As the old saying goes, privacy isn’t necessarily about having something to hide, it’s also about not having something you want to share; if you’re depressed and going to beyondblue.org.au then you may not wish to share that with other people. If you’re having trouble with alcohol and visit aa.org.au then you may not want to share that either. If you’re pregnant and hopping over to pregnancybirthbaby.org.au then, again, you may expect to keep that information private (let us not forget the story of how Target managed to “data-mine its way into [a teenage girl’s] womb”). Just looking up those URLs I was imagining what sort of conclusions would be drawn about me if someone had access to my connection! (No, I’m not a depressed alcoholic teenager who’s expecting…)
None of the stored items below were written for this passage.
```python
def _stream_ptr(dev: torch.device) -> int:
    if _raw_stream is not None and dev.index is not None:
        return int(_raw_stream(dev.index))
    return int(torch.cuda.current_stream(dev).cuda_stream)


def border_scalar(value: Any) -> np.ndarray:
    vals = [value] if np.isscalar(value) else list(value)
    out = np.zeros(4, np.uint8)
    for i, v in enumerate(vals[:4]):
        out[i] = int(min(255, max(0, np.rint(float(v)))))
    return out


def border_scalar_f64(value: Any) -> np.ndarray:
    vals = [value] if np.isscalar(value) else list(value)
    out = np.zeros(4, np.float64)
    for i, v in enumerate(vals[:4]):
        out[i] = float(v)
    return out


DEPTHS = {torch.uint8: _abi.DEPTH_8U, torch.uint16: _abi.DEPTH_16U, torch.float32: _abi.DEPTH_32F}
NP_DTYPES = (np.uint8, np.uint16, np.float32)


def _border_key(value: Any, dtype: torch.dtype) -> bytes:
    return border_scalar(value).tobytes() if dtype == torch.uint8 else border_scalar_f64(value).tobytes()


def _check_image_tensor(t: torch.Tensor, what: str) -> None:
    if t.dtype not in DEPTHS or t.dim() != 3:
        raise TypeError(f"{what} must be a uint8, uint16 or float32 (H, W, C) tensor")
    cn = t.shape[2]
    if (cn > 1 and t.stride(2) != 1) or (t.shape[1] > 1 and t.stride(1) != cn) or (
        t.shape[0] > 1 and t.stride(0) < t.shape[1] * cn
    ):
        raise ValueError(f"{what}: pixels must be contiguous within a row (column-sliced views are fine)")


def marshal_units(srcs: Sequence[torch.Tensor], dsts: Sequence[torch.Tensor], rots: Sequence[Any] | None, *,
                  src_hw: tuple[int, int], dst_wh: tuple[int, int], cn: int, device: torch.device | None,
                  dtype: torch.dtype | None = None):
    n = len(srcs)
    units = (_abi.Unit * n)()
    for k, (s, d) in enumerate(zip(srcs, dsts)):
        _check_image_tensor(s, "src")
        _check_image_tensor(d, "dst")
        if s.dtype != d.dtype or (dtype is not None and s.dtype != dtype):
            raise TypeError(f"unit {k}: src {s.dtype} / dst {d.dtype}: source and destination must both have the plan's pixel type"
                            + ("" if dtype is None else f" ({dtype})"))
        if tuple(s.shape) != (*src_hw, cn) or tuple(d.shape) != (dst_wh[1], dst_wh[0], cn):
            raise ValueError(f"unit {k}: tensor shapes {tuple(s.shape)} -> {tuple(d.shape)} do not match the plan")
        if device is not None and (s.device != device or d.device != device):
            raise ValueError(f"unit {k}: tensors must live on {device}")
        units[k].src, units[k].dst = s.data_ptr(), d.data_ptr()
        units[k].src_pitch, units[k].dst_pitch = s.stride(0) * s.element_size(), d.stride(0) * d.element_size()
        if rots is not None and rots[k] is not None:
            m = np.asarray(rots[k], dtype=np.float64).reshape(9)
            units[k].has_rot = 1
            for q in range(9):
                units[k].rot[q] = m[q]
    return units


class Plan:

    def __init__(self, chain: _abi.Chain, *, src_hw, dst_wh, cn, interpolation, border_mode, border_value, device,
                 dtype: torch.dtype = torch.uint8):
        self.device = _device(device)
        self.src_hw, self.dst_wh, self.cn = tuple(src_hw), tuple(dst_wh), int(cn)
        if dtype not in DEPTHS:
            raise TypeError(f"pixel type {dtype}: uint8, uint16 or float32 only (cv2.remap's CV_8U / CV_16U / CV_32F)")
        self.dtype = dtype
        self._h = C.c_void_p()
        self._memo: "OrderedDict[tuple, Any]" = OrderedDict()
        t0 = time.perf_counter()
        if dtype == torch.uint8:
            bv = border_scalar(border_value)
            rc = _native.lib().v1c_plan_create(
                C.byref(self._h), self.device.index, C.byref(chain), src_hw[0], src_hw[1], dst_wh[1], dst_wh[0],
                cn, int(interpolation), int(border_mode), bv.ctypes.data,
            )
            _native.check(rc, "v1c_plan_create")
        else:
            bv = border_scalar_f64(border_value)
            rc = _native.lib().v1c_plan_create_ex(
                C.byref(self._h), self.device.index, C.byref(chain), src_hw[0], src_hw[1], dst_wh[1], dst_wh[0],
                cn, DEPTHS[dtype], int(interpolation), int(border_mode), bv.ctypes.data,
            )
            _native.check(rc, "v1c_plan_create_ex")
        self.create_ms = (time.perf_counter() - t0) * 1e3

    @property
    def path(self) -> str:
        return {1: "ray", 2: "planar"}.get(_native.lib().v1c_plan_path(self._h), "literal")

    def last_launch(self) -> str:
        k = _native.lib().v1c_plan_last_launch(self._h)
        if k < 0:
            return ""
        return _abi.LAUNCH_NAMES.get(k & 0xFF, "?") + ("+fixup" if k & _abi.LAUNCH_FIXUP else "")

    def tap_table_bytes(self) -> int:
        f = getattr(_native.lib(), "v1c_plan_tap_table_bytes", None)
        return int(f(self._h)) if f is not None else 0

    def run(self, srcs: Sequence[torch.Tensor], dsts: Sequence[torch.Tensor], rots: Sequence[Any] | None = None) -> None:
        n = len(srcs)
        if n == 0 or len(dsts) != n or (rots is not None and len(rots) != n):
            raise ValueError("srcs / dsts / rots lengths differ or are empty")
        sig = None
        if rots is None:
            try:
                sig = tuple((s.data_ptr(), s.stride(), s.shape, s.dtype, d.data_ptr(), d.stride(), d.shape, d.dtype) for s, d in zip(srcs, dsts))
            except AttributeError:
                sig = None
            units = self._memo.get(sig) if sig is not None else None
            if units is not None:
                rc = _native.lib().v1c_plan_run(self._h, _stream_ptr(self.device), units, n)
                _native.check(rc, "v1c_plan_run")
                return
        units = marshal_units(srcs, dsts, rots, src_hw=self.src_hw, dst_wh=self.dst_wh, cn=self.cn, device=self.device, dtype=self.dtype)
        rc = _native.lib().v1c_plan_run(self._h, _stream_ptr(self.device), units, n)
        _native.check(rc, "v1c_plan_run")
        if sig is not None:
            self._memo[sig] = units
            while len(self._memo) > 64:
                try:
                    self._memo.popitem(last=False)
                except KeyError:
                    break

    def run_auto(self, srcs: Sequence[torch.Tensor], dsts: Sequence[torch.Tensor], rad: torch.Tensor | None = None,
                 rots: Sequence[Any] | None = None, threshold: int = 10) -> None:
        units = marshal_units(srcs, dsts, rots, src_hw=self.src_hw, dst_wh=self.dst_wh, cn=self.cn, device=self.device, dtype=self.dtype)
        if rad is None:
            rc = _native.lib().v1c_plan_run_auto_images(self._h, _stream_ptr(self.device), units, len(srcs), int(threshold))
            _native.check(rc, "v1c_plan_run_auto_images")
            return
        if rad.dtype != torch.float64 or rad.dim() != 2 or rad.shape[1] != 2 or not rad.is_contiguous() or rad.device != self.device:
            raise ValueError("rad must be a contiguous float64 (n, 2) tensor on the plan's device")
        rc = _native.lib().v1c_plan_run_auto(self._h, _stream_ptr(self.device), units, len(srcs), rad.data_ptr(), int(rad.shape[0]))
        _native.check(rc, "v1c_plan_run_auto")

    def run_units(self, units: Any, n: int) -> None:
        rc = _native.lib().v1c_plan_run(self._h, _stream_ptr(self.device), units, int(n))
        _native.check(rc, "v1c_plan_run")

    def release_captures(self) -> None:
        _native.check(_native.lib().v1c_plan_release_captures(self._h), "v1c_plan_release_captures")

    def get_map(self, rot: Any = None) -> tuple[torch.Tensor, torch.Tensor]:
        w, h = self.dst_wh
        xm = torch.empty((h, w), dtype=torch.float32, device=self.device)
        ym = torch.empty((h, w), dtype=torch.float32, device=self.device)
        r = None if rot is None else np.ascontiguousarray(np.asarray(rot, np.float64).reshape(9))
        rc = _native.lib().v1c_plan_get_map(
            self._h, _stream_ptr(self.device), xm.data_ptr(), ym.data_ptr(), xm.stride(0) * 4,
            None if r is None else r.ctypes.data,
        )
        _native.check(rc, "v1c_plan_get_map")
        return xm, ym

    def __del__(self):
        try:
            if self._h:
                _native.lib().v1c_plan_destroy(self._h)
                self._h = C.c_void_p()
        except Exception:
            pass


_PLANS: "OrderedDict[tuple, Plan]" = OrderedDict()
_PLAN_CACHE_SIZE = 32
_PLANS_LOCK = threading.Lock()


_AUTO_LAST: dict = {}
_TLS = threading.local()


class _LutLaunch:

    @staticmethod
    def last_launch() -> str:
        return "lut"


def last_launch_kinds() -> list[str]:
    return [p.last_launch() for p in getattr(_TLS, "plans", [])]


def last_tap_table_bytes() -> list[int]:
    return [p.tap_table_bytes() if isinstance(p, Plan) else 0 for p in getattr(_TLS, "plans", [])]


def last_auto_radius_form() -> str:
    return getattr(_TLS, "auto_form", "")


def clear_caches() -> None:
    with _PLANS_LOCK:
        _PLANS.clear()
        _LOWERED.clear()
        _LAST_SHARED[0] = None
        _AUTO_LAST.clear()
    import sys

    ca = sys.modules.get(__package__ + ".chromatic")
    if ca is not None:
        ca.clear_caches()


def _plan_for(chain: _abi.Chain, *, src_hw, dst_wh, cn, interpolation, border_mode, border_value, device,
              dtype: torch.dtype = torch.uint8) -> Plan:
    dev = _device(device)
    key = (chain.key(), tuple(src_hw), tuple(dst_wh), cn, int(interpolation), int(border_mode),
           _border_key(border_value, dtype), dev.index, dtype)
    with _PLANS_LOCK:
        plan = _PLANS.get(key)
        if plan is not None:
            _PLANS.move_to_end(key)
            return plan
    plan = Plan(chain, src_hw=src_hw, dst_wh=dst_wh, cn=cn, interpolation=interpolation,
                border_mode=border_mode, border_value=border_value, device=dev, dtype=dtype)
    with _PLANS_LOCK:
        plan = _PLANS.setdefault(key, plan)
        _PLANS.move_to_end(key)
        while len(_PLANS) > _PLAN_CACHE_SIZE:
            _PLANS.popitem(last=False)
    return plan


def _split_single_rotation(chain: _abi.Chain) -> tuple[_abi.Chain, np.ndarray | None]:
    idx = [i for i in range(chain.n_ops) if chain.ops[i].opcode == _abi.OP_ROTATE]
    if len(idx) != 1:
        return chain, None
    i = idx[0]
    rot = np.array(chain.ops[i].p[:9], dtype=np.float64)
    blank = _abi.Chain.from_buffer_copy(bytes(chain))
    for q in range(9):
        blank.ops[i].p[q] = 1.0 if q in (0, 4, 8) else 0.0
    return blank, rot


def _host_map(transformer: TransformerBase, *, radius, size_input, size_output, center=None):
    xmap, ymap = np.meshgrid(np.arange(size_output[0]), np.arange(size_output[1]))
    full = (
        NormalizeTransformer()
        * transformer
        * DenormalizeTransformer(scale=(radius, radius), center=denormalize_center(size_input, center))
    )
    xmap, ymap = full.transform(xmap, ymap)
    return xmap.astype(np.float32), ymap.astype(np.float32)


_LOWERED: "OrderedDict[tuple, _abi.Chain]" = OrderedDict()
_LAST_SHARED: list = [None]


class _NoKey(Exception):
    """The transformer holds state the memo key cannot capture exactly: lower it on every call."""


_FIELD_NAMES: dict = {}


def _param_key(obj: Any):
    t = type(obj)
    if t is float:
        return ("f", obj.hex())
    if t is int:
        return ("i", obj)
    if obj is None or t is bool or t is str or t is bytes:
        return obj
    names = _FIELD_NAMES.get(t, 0)
    if names == 0:
        import dataclasses

        if dataclasses.is_dataclass(t):
            names = tuple(f.name for f in dataclasses.fields(t)) if t.__module__ == TransformerBase.__module__ else None
        else:
            names = False
        _FIELD_NAMES[t] = names
    if names is None:
        raise _NoKey
    if names is not False:
        return (t.__name__, tuple([_param_key(getattr(obj, n)) for n in names]))
    if isinstance(obj, (bool, str, bytes)):
        return obj
    if isinstance(obj, (int, np.integer)):
        return ("i", int(obj))
    if isinstance(obj, (float, np.floating)):
        return ("f", float(obj).hex())
    if isinstance(obj, np.ndarray):
        if obj.dtype == object:
            raise _NoKey
        a = np.ascontiguousarray(obj)
        return ("nd", a.dtype.str, a.shape, a.tobytes())
    if isinstance(obj, (list, tuple)):
        return (t.__name__, tuple([_param_key(v) for v in obj]))
    if all(hasattr(obj, c) for c in "wxyz"):
        return ("q", tuple(float(getattr(obj, c)).hex() for c in "wxyz"))
    raise _NoKey


def _transformer_key(t: Any):
    try:
        return _param_key(t)
    except (_NoKey, TypeError, ValueError):
        return None


def _lower_cached(t: TransformerBase, *, radius, size_input, size_output, center=None) -> _abi.Chain:
    k = _transformer_key(t)
    if k is None:
        return lower_for_get_map(t, radius=radius, size_input=size_input, size_output=size_output, center=center)
    key = (k, float(radius).hex(), tuple(size_input), tuple(size_output))
    if center is not None:
        key += (("center", float(center[0]).hex(), float(center[1]).hex()),)
    with _PLANS_LOCK:
        ch = _LOWERED.get(key)
    if ch is None:
        ch = lower_for_get_map(t, radius=radius, size_input=size_input, size_output=size_output, center=center)
        with _PLANS_LOCK:
            _LOWERED[key] = ch
            while len(_LOWERED) > 64:
                _LOWERED.popitem(last=False)
    return ch


def remap_tensors(
    transformer: TransformerBase | Sequence[TransformerBase],
    srcs: Sequence[torch.Tensor],
    dsts: Sequence[torch.Tensor],
    *,
    radius: float,
    interpolation: int = INTER_LANCZOS4,
    boarder_mode: int = BORDER_CONSTANT,
    boarder_value: Any = 0,
    size_input: tuple[int, int] | None = None,
    rotations: Sequence[Any] | None = None,
    center: Any = None,
    chromatic: Any = None,
) -> list[str]:
    n = len(srcs)
    if n == 0:
# ... 736 lines not shown
```

Before: 761,500 Mpixels/s.

## Add compact 8-byte tap table entries with delta encoding for mirror seq kernel

Adds a compact 8-byte-per-lane tap table format that stores each source coordinate as a base, a first delta and second-order deltas, and reconstructs the mirrored y2 coordinates from a per-tile constant K kept in the mirror record. Large tables (over 8 MiB at 12 bytes per entry) default to the compact form, and a templated kernel variant decodes it from LDS. The aim is to cut the HBM traffic and LDS footprint of the precomputed tap table in exchange for extra decode ALU work. If any entry does not fit the narrow fields, the table is discarded and the slower path is used.

New measurement: 774,000 Mpixels/s (median of 6 runs). About the same (+1.6%).

```diff
diff --git a/include/vr180_remap.h b/include/vr180_remap.h
--- a/include/vr180_remap.h
+++ b/include/vr180_remap.h
@@ -132,6 +132,7 @@
 int v1c_plan_last_launch(const v1c_plan* plan);
 
 int64_t v1c_plan_tap_table_bytes(const v1c_plan* plan);
+int v1c_plan_tap_entry_bytes(const v1c_plan* plan);
 
 int v1c_plan_get_map(v1c_plan* plan, void* stream, float* xmap, float* ymap,
                      int64_t map_pitch, const double* rot_or_null);
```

But privacy goes well beyond just the obvious issues too, for example folks in the US dealing with the death of net neutrality. When your ISP can see your traffic, they can shape your traffic and remember, HTTPS doesn’t fix that problem, at least not today. It extends to censorship too and we start to get into a more contentious area here as that spans everything from the local café Wi-Fi using deny-lists to government-mandated blocks on content (the latter being particularly contentious regarding certain types of content in certain parts of the world). The point is that the privacy rights assured by a VPN are about a lot more than just protecting your source IP from being exposed to the website you’re visiting; it goes well beyond that.
Summary
To be clear, using a VPN doesn’t magically solve all these issues, it mitigates them. For example, if a site lacks sufficient HTTPS then there’s still the network segment between the VPN exit node and the site in question to contend with. It’s arguably the least risky segment of the network, but it’s still there. The effectiveness of black-holing DNS queries to known bad domains depends on the domain first being known to be bad. Threat Protection Pro is still going to do a much better job of that than your ISP, but it won’t be perfect. And privacy wise, a VPN doesn’t remove DNS or the ability to inspect SNI traffic, it simply removes that ability from your ISP and grants it to NordVPN instead. But then again, I’ve always said I’d much rather trust a reputable VPN to keep my traffic secure, private and not logged, especially one that’s been independently audited to that effect.
The point of all this is that when we look at the value proposition of a VPN, it’s about much more than just protecting a segment of the network that may already have HTTPS anyway. We rarely see TLS implemented to its full potential, phishing remains a massive problem and we have far too little privacy when browsing the web.